In Mission Control, all of us felt elated as America resumed its voyage to the Moon. The Saturn performed perfectly, blending new and old propulsion technologies in each of its three rocket stages, then as the mission ended, the command module was hurtled earthward at seven miles per second to test the heat shield during reentry.

The Apollo 4 test, more than any other, demonstrated George Mueller’s fearless “all-up” approach to testing. It showed that we had the right guy filling the job as NASA’s boss of manned space flight. “All-up” meant that every element of the space system was on board and operable. There were no “boilerplate” spacecraft. If you were successful, the concept was labeled brilliant, and you could focus your energies on the next step, the next set of unknowns. If you had problems, you found them early and somehow made time to fix them while keeping on schedule. If you failed, a lot of expensive hardware was reduced to junk and the schedule shattered.

I didn’t know much about the NASA hierarchy. Our Administrator, Jim Webb, lived in another world, Washington, D.C., from whence came our funding and our mandate. Webb, boss of the whole organization during the years of Mercury, Gemini, and early Apollo, had had a long, distinguished career, including serving as Director of the Bureau of the Budget and undersecretary of state in the Truman administration.
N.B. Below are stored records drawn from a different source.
void phased_funnel_exchange(
    Transport& tr, int64_t K, int64_t rows,
    const std::vector<Tensor>& sblocks, const std::vector<int>& speers,
    const std::vector<int64_t>& srowe, std::vector<Tensor>& rblocks,
    const std::vector<int>& rpeers, const std::vector<int64_t>& rrowe,
    const std::function<void(int64_t, int64_t)>& pack_phase,
    const std::function<void(int64_t, int64_t)>& unpack_phase) {
  auto bound = [&](int64_t k) { return rows * k / K; };
  auto slice = [](const Tensor& blk, int64_t lo, int64_t len) {
    auto flat = blk.view({-1});
    return len > 0 ? flat.narrow(0, lo, len) : flat.narrow(0, 0, 0);
  };
  std::vector<uint64_t> reqs((size_t)K);
  for (int64_t k = 0; k < K; ++k) {
    const int64_t b0 = bound(k), b1 = bound(k + 1);
    if (pack_phase) pack_phase(b0, b1);
    std::vector<Tensor> sk(sblocks.size()), rk(rblocks.size());
    for (size_t i = 0; i < sblocks.size(); ++i) {
      sk[i] = slice(sblocks[i], b0 * srowe[i], (b1 - b0) * srowe[i]);
    }
    for (size_t j = 0; j < rblocks.size(); ++j) {
      rk[j] = slice(rblocks[j], b0 * rrowe[j], (b1 - b0) * rrowe[j]);
    }
    reqs[(size_t)k] = tr.iexchange(sk, speers, rk, rpeers);
  }
  for (int64_t k = 0; k < K; ++k) {
    wait_request(reqs[(size_t)k]);
    if (unpack_phase) unpack_phase(bound(k), bound(k + 1));
  }
}


bool is_logical(int64_t op) { return op == kLAnd || op == kLOr || op == kLXor; }
bool is_bitwise(int64_t op) { return op == kBAnd || op == kBOr || op == kBXor; }
bool is_arith(int64_t op) {
  return op == kSum || op == kProd || op == kMin || op == kMax;
}

struct SigHash {
  size_t h;
  explicit SigHash(const char* opname) : h(std::hash<std::string>()(opname)) {}
  void mix(int64_t v) {
    h ^= std::hash<int64_t>()(v) + 0x9e3779b97f4a7c15ull + (h << 6) + (h >> 2);
  }
};

void debug_compare_sig(const std::string& group, const char* opname,
                       SigHash& sig) {
  auto all =
      host_allgather_int64(group, (int64_t)(sig.h & 0x7fffffffffffffffll));
  for (size_t r = 1; r < all.size(); ++r) {
    TORCH_CHECK(all[r] == all[0],
                "mpi4torch_amd[debug]: collective desync detected at ", opname,
                " — rank ", r, " issued a different op/shape/dtype/arguments "
                "than rank 0. This would deadlock without "
                "MPI4TORCH_AMD_DEBUG=1.");
  }
}

void debug_check_collective(const std::string& group, const char* opname,
                            const at::Tensor& t,
                            std::initializer_list<int64_t> args) {
  if (!config().debug_collectives || group.empty()) return;
  SigHash sig(opname);
  sig.mix((int64_t)t.scalar_type());
  for (auto s : t.sizes()) sig.mix(s);
  for (auto a : args) sig.mix(a);
  debug_compare_sig(group, opname, sig);
}

void debug_check_axis_collective(const std::string& group, const char* opname,
                                 const at::Tensor& t,
                                 std::initializer_list<int64_t> axes,
                                 std::initializer_list<int64_t> args) {
  if (!config().debug_collectives || group.empty()) return;
  SigHash sig(opname);
  sig.mix((int64_t)t.scalar_type());
  sig.mix(t.dim());
  for (int64_t i = 0; i < t.dim(); ++i) {
    bool skip = false;
    for (auto a : axes) skip = skip || a == i;
    sig.mix(skip ? -1 : t.size(i));
  }
  for (auto a : args) sig.mix(a);
  debug_compare_sig(group, opname, sig);
}

void debug_check_dtype_collective(const std::string& group,
                                  const char* opname, at::ScalarType dtype,
                                  std::initializer_list<int64_t> args) {
  if (!config().debug_collectives || group.empty()) return;
  SigHash sig(opname);
  sig.mix((int64_t)dtype);
  for (auto a : args) sig.mix(a);
  debug_compare_sig(group, opname, sig);
}

void check_op(int64_t op) {
  TORCH_CHECK(op >= kMax && op <= kMaxLoc, "invalid reduction op ", op);
}

bool is_pairloc(int64_t op) { return op == kMinLoc || op == kMaxLoc; }

bool native_reduce_dtype(const Transport& tr, at::ScalarType t) {
  if (tr.is_gpu()) {
    switch (t) {
      case at::kByte:
      case at::kChar:
      case at::kInt:
      case at::kLong:
      case at::kHalf:
      case at::kFloat:
      case at::kDouble:
      case at::kBFloat16:
        return true;
      case at::kFloat8_e4m3fn:
      case at::kFloat8_e5m2: {
        static const bool want_native = []() {
          const char* e = std::getenv("MPI4TORCH_AMD_NATIVE_FP8");
          return e && e[0] == '1';
        }();
        return want_native &&
               const_cast<Transport&>(tr).fp8_reduce_supported(t);
      }
      default:
        return false;
    }
  }
  switch (t) {
    case at::kByte:
    case at::kChar:
    case at::kInt:
// ... 1765 lines not shown
  }();
  attach_history(result, grad_fn);
  return result;
}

A profoundly serious man with a vigorous manner and an ability to deliver a great speech when one was required, he knew every bureaucratic pitfall there was to know and how to navigate around them, inventing new strategies as needed. He was adroit at securing funding from an often reluctant Congress—and at keeping NASA’s critics at a safe distance from his people who were doing the work. His style was low-key and effective. He knew how to delegate and give people like George Mueller and George Low the authority they needed to achieve the goals in each mission.

The miracle of the NASA rebirth after the fire was due to four of the best leaders the program ever had. George Mueller, the boss of manned spaceflight, was a modest man, trained as a research engineer, with a great feel for the complex details of operations. He provided the foundation before, during, and after the calamity, and took the heat from Congress. Above all, he stood up for his people throughout NASA and provided an unwavering direction with his all-up test concept.

In 1966, the year before the Apollo fire, Goddard Space Flight Center advised me that they were not installing consoles for controllers on the two Apollo tracking ships. GSFC, the operator of our communications network, believed that the rapid advancements in communications technology would allow transmitting data and communications by satellite by the time the Apollo missions began. Since I had worked many shifts with the ships in Gemini, I was critically aware of the support they provided in covering key mission events and providing orbital gap coverage. I wanted a controller team aboard the ships for Apollo. I was not willing to risk the crew or mission objectives by making the MCC dependent on “may happen” technology.